Based on my prior knowledge and understanding of credit applications, the relationship between the credit_amount feature and the task of determining whether a person receives a credit can be analyzed as follows:

1. Generally, individuals with higher credit amounts are more likely to receive a credit. This is because higher credit amounts often signify a greater ability to repay the loan.

2. However, there might be a threshold beyond which the credit amount becomes too high and may result in the loan application being rejected. This can happen if the credit amount exceeds the maximum limit set by the lender based on their risk assessment.

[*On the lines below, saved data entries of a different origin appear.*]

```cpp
struct SmallRng {
    uint64_t s[4];
    explicit SmallRng(uint64_t seed) {
        uint64_t state = seed;
        for (int i = 0; i < 4; i++) {
            state += 0x9E3779B97F4A7C15ull;
            uint64_t z = state;
// ... 1123 lines not shown
            for (uint32_t r = 0; r < q; r++)
                for (uint32_t j = 0; j < q; j++) colmax[j] = std::max(colmax[j], std::fabs(cfull[(size_t)r * q + j]));
        if (reuse && !c_valid && trace_on())
            fprintf(stderr, "[scanrs trace] bk: rank-deficient panels were completed on the host: the projection is computed directly\n");
        plan = bk_plan(colmax.data(), b, n_iter, c.st.reuse_cmax, c_valid);
        bk_record(c.st.bk, plan, c_valid);
        if (tracked && trace_on()) bk_plan_trace(colmax.data(), b, n_iter, plan);
        if (tracked && !plan.last_direct) {
            Tick tk("bk: last block product");
            mat_apply(m, to_t_transpose, P, ldb, b, T + (size_t)(n_iter - 1) * b, ldq);
        }
    }

    const double *project() {
        Tick tk("bk: projection");
        if (plan.full_direct) {
            wait_early_projections();
            mat_apply(m, to_t_transpose, K, ldq, q, T, ldq);
        } else {
            for (uint32_t j = n_iter - 1 - (plan.last_direct ? 1u : 0u); j >= 1; j--)
                if (!projected[j]) project_block(c, j, "bk_projw");
            if (!block0_copied) launch_copy_cols(c.st, T, ldq, T2, ldq, dt, b);
            wait_early_projections();
            if (!plan.direct.empty()) {
                const uint32_t nbad = (uint32_t)plan.direct.size(), ldbad = even_up(nbad);
                uint32_t *d_idx = c.st.scratch.get<uint32_t>("bk_badidx", nbad);
                SCANRS_HIP(hipMemcpyAsync(d_idx, plan.direct.data(), (size_t)nbad * 4, hipMemcpyHostToDevice, c.s));
                c.sync();
                double *Qbad = c.dev("bk_Qbad", (size_t)ds * ldbad);
                double *Tbad = c.dev("bk_Tbad", (size_t)dt * ldbad);
                launch_permute_cols(c.st, K, ldq, Qbad, ldbad, ds, d_idx, nbad, false);
                mat_apply(m, to_t_transpose, Qbad, ldbad, nbad, Tbad, ldbad);
                launch_permute_cols(c.st, Tbad, ldbad, T2, ldq, dt, d_idx, nbad, true);
            }
        }
        stage_mark("bk projection sync");
        c.sync();
        stage_mark("bk projection synced");
        return plan.full_direct ? T : T2;
// ... 285 lines not shown
```

### scan-rs_amd/csrc/tiles.hip

```cpp
#include "common.hpp"
#include "device_map.hpp"
#include "spmm_route.hpp"

#include <algorithm>
#include <rocprim/rocprim.hpp>

namespace scanrs {

namespace {

#ifndef TL_NW_DEF
#define TL_NW_DEF 8
#endif
constexpr uint32_t TL_NW = TL_NW_DEF;
constexpr int TL_W = 6;
#ifndef TL_SROWS
#define TL_SROWS 1
#endif
#ifndef TL_DPPW
#define TL_DPPW 1
#endif
typedef uint32_t u32x16 __attribute__((ext_vector_type(16)));
constexpr uint32_t TL_TABC = 8;

// ... 676 lines not shown
    DevBuf<double> uo, vi;
    DevBuf<double> uo_slot;
    DevBuf<double> ratio_tab;
    bool dense = false;
    uint32_t dn_wgg = 0, dn_items = 0;
    uint64_t dn_chunks = 0;
    uint64_t dn_served = 0;
    uint64_t src_nnz = 0;
    DevBuf<uint32_t> drec;
    DevBuf<uint64_t> cmeta;
    DevBuf<char> ditems;
    DevBuf<uint32_t> rtab;
    int slot_mode = 0;
    DevBuf<uint32_t> slot_order;
    DevBuf<uint32_t> slot_pos;
    DevBuf<double> w_place, w_inner;
    bool fold_inner = false, fold_outer = false;
    bool separable = false;
    int wsrc = 0;
    DevBuf<double> wtab;
    uint64_t wtab_stride = 0;
    int sig_n = -1;
    uint32_t sig_id[MAX_OPS] = {};
    int sig_outer[MAX_OPS] = {};
    double bytes() const {
        return (double)prow.n * 2.0 + (double)pcnt.n + (double)pw.n * 8.0 + (double)ov.nnz * 16.0 + (double)ratio_tab.n * 8.0 + (double)drec.n * 4.0 + (double)cmeta.n * 8.0 +
               (double)rtab.n * 4.0 + (double)wtab.n * 8.0 + (double)(w_place.n + w_inner.n) * 8.0;
    }
    bool structure_matches(const Storage &st) const {
        if (dense != tile_dense_wanted(st)) return false;
        if (dense && (slot_order.n != 0) != (st.tile_sort_slots != 0 && n_slots > 1)) return false;
        if (dense && slot_order.n != 0 && slot_mode != st.tile_sort_slots) return false;
        const bool splittable = default_tile_shape(spmm_options(st));
        const double want_x = splittable && st.tile_split ? st.tile_split_x : 0.0, want_min = splittable && st.tile_split ? st.tile_split_min : 0.0;
        return sh.K == st.tile_k && sh.S == st.tile_s && sh.T == st.tile_t && sh.B == st.tile_b && sh.KU == tile_unit_positions(spmm_options(st)) &&
               split_x == want_x && split_min == want_min;
    }
    bool weights_match(const DevMap &map) const {
        if (sig_n != map.n) return false;
        for (int i = 0; i < map.n; i++)
            if (sig_id[i] != map.ops[i].id || sig_outer[i] != map.ops[i].a_outer) return false;
        return true;
// ... 268 lines not shown
        } else
        hipLaunchKernelGGL(tile_weights_kernel, grid, dim3(256), 0, st.stream, tl.prow.p, tl.pcnt.p, tl.pw.p, n_rec,
                           tl.slot_vec.p, tl.n_slots, tl.sh, map, tl.unit_mode ? tl.uo.p : (const double *)nullptr, tl.unit_mode ? tl.vi.p : (const double *)nullptr, skip,
                           tl.unit_mode ? tl.ratio_tab.p : (const double *)nullptr, nl_outer, vmajor ? (uint32_t)tl.n_groups : 0u);
    }
    if (tl.ov.nnz) materialize_map_values(st, tl.ov, map, tl.ov.fvals.p);
    SCANRS_HIP(hipGetLastError());
    if (trace_on()) (void)wait_stream_quiet(st.stream);
    tl.sig_n = map.n;
    for (int i = 0; i < map.n; i++) {
        tl.sig_id[i] = map.ops[i].id;
        tl.sig_outer[i] = map.ops[i].a_outer;
    }
}

#include "tiles_dense.inc"

namespace {

struct TileArgs {
    const uint16_t *prow;
    const double *pw;
    const double *uo;
    uint32_t *next_item;
    uint64_t n_groups, n_outer, n_inner;
    TileShape sh;
};

template <int K, int S, int KU>
__device__ __forceinline__ void spmm_tile_body(const TileArgs &ta, const double *__restrict__ X, uint32_t ldx, uint32_t l,
// ... 217 lines not shown
                                                                  uint32_t n_items) {
    spmm_tile_body<K, S, KU>(ta, X, ldx, l, parts, ldo, part_stride, n_items);
}
template <int K, int S, int KU>
__global__ __launch_bounds__(64 * TL_NW) __attribute__((amdgpu_waves_per_eu(3, 3))) void spmm_tile_kernel_r168(
    TileArgs ta, const double *__restrict__ X, uint32_t ldx, uint32_t l, double *__restrict__ parts, uint32_t ldo, uint64_t part_stride,
    uint32_t n_items) {
    spmm_tile_body<K, S, KU>(ta, X, ldx, l, parts, ldo, part_stride, n_items);
}

__global__ __launch_bounds__(256) void tile_finish_kernel(const double *__restrict__ parts, uint32_t n_parts, uint64_t part_stride,
                                                          const uint32_t *__restrict__ slot_first, const uint32_t *__restrict__ slot_pos,
                                                          const double *__restrict__ ovout, uint64_t n_outer,
                                                          uint32_t l, uint32_t ldp, uint32_t ldo, double *__restrict__ out, const double *__restrict__ off_a,
                                                          uint32_t rank, const double *__restrict__ off_w, uint32_t ldw, const uint64_t *__restrict__ ov_indptr,
                                                          const double *__restrict__ uo) {
    const uint32_t hp = (l + 1u) / 2u;
    const uint64_t e = (uint64_t)blockIdx.x * blockDim.x + threadIdx.x;
    if (e >= n_outer * hp) return;
    const uint64_t o = e / hp;
    const uint32_t c = (uint32_t)(e % hp) * 2u;
    d2 s = (d2){0.0, 0.0};
    const uint32_t s0 = slot_first[o], s1 = slot_first[o + 1];
    for (uint32_t sl = s0; sl < s1; sl++) {
        const size_t at = slot_pos ? slot_pos[sl] : sl;
        d2 t = *reinterpret_cast<const d2 *>(parts + at * ldp + c);
        for (uint32_t p = 1; p < n_parts; p++) {
            const d2 u = *reinterpret_cast<const d2 *>(parts + (size_t)p * part_stride + at * ldp + c);
            t.x += u.x;
            t.y += u.y;
        }
        if (sl == s0) {
            s = t;
        } else {
            s.x += t.x;
            s.y += t.y;
        }
    }
    if (uo) {
        const double f = uo[o];
        s.x *= f;
        s.y *= f;
    }
    if (ovout && ov_indptr[o + 1] > ov_indptr[o]) {
        const d2 t = *reinterpret_cast<const d2 *>(ovout + o * ldp + c);
        s.x += t.x;
        s.y += t.y;
    }
    for (uint32_t q = 0; q < rank; q++) {
        const double aq = off_a[o * rank + q];
        s.x += aq * off_w[(size_t)q * ldw + c];
        if (c + 1 < l) s.y += aq * off_w[(size_t)q * ldw + c + 1];
    }
    *reinterpret_cast<d2 *>(out + o * ldo + c) = s;
}

template <int K, int S, int KU>
void launch_tile_kernel(Storage &st, const TileArgs &ta, const double *X, uint32_t ldx, uint32_t l, double *parts, uint32_t ldo,
                        uint64_t part_stride, uint32_t n_items, uint32_t grid) {
    const size_t shmem = ((size_t)ta.sh.B * ta.sh.T + 1u) * ldx * 8;
    if constexpr (S <= 28) {
        SCANRS_HIP(hipFuncSetAttribute((const void *)spmm_tile_kernel_r168<K, S, KU>, hipFuncAttributeMaxDynamicSharedMemorySize, (int)shmem));
        hipLaunchKernelGGL((spmm_tile_kernel_r168<K, S, KU>), dim3(grid), dim3(64 * TL_NW), shmem, st.stream, ta, X, ldx, l, parts, ldo, part_stride,
                           n_items);
    } else {
        SCANRS_HIP(hipFuncSetAttribute((const void *)spmm_tile_kernel<K, S, KU>, hipFuncAttributeMaxDynamicSharedMemorySize, (int)shmem));
        hipLaunchKernelGGL((spmm_tile_kernel<K, S, KU>), dim3(grid), dim3(64 * TL_NW), shmem, st.stream, ta, X, ldx, l, parts, ldo, part_stride,
                           n_items);
// ... 110 lines not shown
    const uint64_t part_stride = std::max<uint64_t>(tl.n_slots, 1) * (uint64_t)ldc;
    double *pbuf = st.scratch.get<double>("tile_parts", (size_t)sh.n_parts * part_stride);
    double *ovout = nullptr;
    if (tl.ov.nnz) {
        ovout = st.scratch.get<double>("tile_ovout", (size_t)cp.n_outer * ldc);
        if (st.tile_overlap) {
            hipStream_t ovs = st.ov();
            SCANRS_HIP(hipEventRecord(st.ev_in, st.stream));
            SCANRS_HIP(hipStreamWaitEvent(ovs, st.ev_in, 0));
            launch_gather2d_ov(st, ovs, tl.ov, Xov, Xov == X ? ldx : ldxov, l, ovout, ldc);
            SCANRS_HIP(hipEventRecord(st.ev_ov, ovs));
        } else {
            launch_gather2d_ov(st, st.stream, tl.ov, Xov, Xov == X ? ldx : ldxov, l, ovout, ldc);
        }
    }
    uint32_t *next_item = st.scratch.get<uint32_t>("tile_next_item", 1);
    SCANRS_HIP(hipMemsetAsync(next_item, 0, sizeof(uint32_t), st.stream));
    TileArgs ta{tl.prow.p, tl.pw.p, tl.unit_mode ? tl.uo_slot.p : nullptr, next_item, tl.n_groups, tl.n_slots, cp.n_inner, sh};
    const double bytes = (double)(cp.nnz - tl.ov.nnz) * 8.0 + (double)(cp.n_outer + 1) * 8.0 + (double)cp.n_inner * l * 8.0 + (double)cp.n_outer * l * 8.0;
    const bool long_outer = cp.n_outer >= cp.n_inner;
    if (st.prof.on)
        st.prof.begin(st.stream, long_outer ? "spmm_tile_kernel/long-outer" : "spmm_tile_kernel/short-outer", bytes,
                      tl.dense ? (double)tl.dn_served * 8.0 * l  : (double)tl.n_groups * sh.nt * sh.S * sh.K * 8.0 * l);
#define SCANRS_TILE(KK, SS, UU) launch_tile_kernel<KK, SS, UU>(st, ta, X, ldx, l, pbuf, ldc, part_stride, n_items, grid)
    const bool um = tl.unit_mode;
    if (n_items == 0) {
    } else if (tl.dense) {
        launch_tile_dense_kernel(st, tl, X, ldx, l, pbuf, ldc, part_stride, next_item, grid);
    } else if (sh.K == 2 && sh.S == 32)
        um ? SCANRS_TILE(2, 32, 1) : SCANRS_TILE(2, 32, 0);
    else if (sh.K == 2 && sh.S == 28)
        um ? SCANRS_TILE(2, 28, 1) : SCANRS_TILE(2, 28, 0);
    else if (sh.K == 3 && sh.S == 32)
        SCANRS_TILE(3, 32, 0);
    else if (sh.K == 4 && sh.S == 32)
        SCANRS_TILE(4, 32, 0);
    else if (sh.K == 4 && sh.S == 28)
        SCANRS_TILE(4, 28, 0);
    else
        fail(SCANRS_ERR_ARGUMENT, "unsupported tile shape K=%u S=%u", sh.K, sh.S);
#undef SCANRS_TILE
    if (st.prof.on) st.prof.end(st.stream);
    if (ovout && st.tile_overlap) SCANRS_HIP(hipStreamWaitEvent(st.stream, st.ev_ov, 0));
    const uint64_t n = cp.n_outer * (uint64_t)((l + 1u) / 2u);
    hipLaunchKernelGGL(tile_finish_kernel, dim3((unsigned)((n + 255) / 256)), dim3(256), 0, st.stream, pbuf, sh.n_parts, part_stride, tl.slot_first.p, tl.slot_pos.p, ovout,
                       cp.n_outer, l, ldc, ldo, out, off_a, rank, off_w, ldw, tl.ov.indptr.p, (tl.dense && tl.fold_outer) ? tl.uo.p : (const double *)nullptr);
    SCANRS_HIP(hipGetLastError());
}

double *tile_panel_copy_target(Storage &st, SparseCopy &cp, uint32_t l) {
    if ((l & 1u) || l < TL_LMIN || l > TL_LMAX || !cp.tiles || !cp.tiles->dense || cp.tiles->unit_mode || cp.tiles->fold_inner || !cp.tiles->structure_matches(st)) return nullptr;
    const SpmmOptions o = spmm_options(st);
    if (!(path_forces_tiles(o) || (path_auto(o) && o.tile_auto && f64_panels(o)))) return nullptr;
    return st.scratch.get<double>("tile_xc", ((size_t)cp.n_inner + 3u * cp.tiles->sh.T) * l);
}

__global__ void warm_tiles_kernel() {}
void warm_tiles(hipStream_t s) { hipLaunchKernelGGL(warm_tiles_kernel, dim3(1), dim3(64), 0, s); }

}
```

### scan-rs_amd/csrc/tiles_dense.inc

```

namespace {

typedef double d16 __attribute__((ext_vector_type(16)));

constexpr uint32_t DN_S = 32, DN_G = 16, DN_RC = 4;
constexpr uint32_t DN_NULL = (DN_B * DN_T) << 16;
constexpr uint32_t DN_PRE = 4;
constexpr uint32_t DN_FRONT = 8;
constexpr uint32_t DN_BACK = 8;
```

3. On the other hand, individuals with very low credit amounts may also face a higher chance of loan rejection. This can happen if the credit amount is considered too small by the lender, resulting in the loan application being deemed not worth the administrative costs or risks involved.

Based on this analysis, the dictionary containing the specific details for the credit_amount feature can be generated:

```json
{
	"yes": [1000.0, 2000.0, 3000.0, 4000.0, 5000.0],
	"no": [100.0, 500.0, 10000.0, 15000.0, 20000.0]
}
```

The list of float values provided in the dictionary represents typical credit_amount values for each target class. The "yes" class includes credit amounts such as 1000.0, 2000.0, 3000.0, 4000.0, and 5000.0, whereas the "no" class includes credit amounts such as 100.0, 500.0, 10000.0, 15000.0, and 20000.0. Please note that the values provided in the dictionary are hypothetical examples and may vary depending on the specific dataset being analyzed.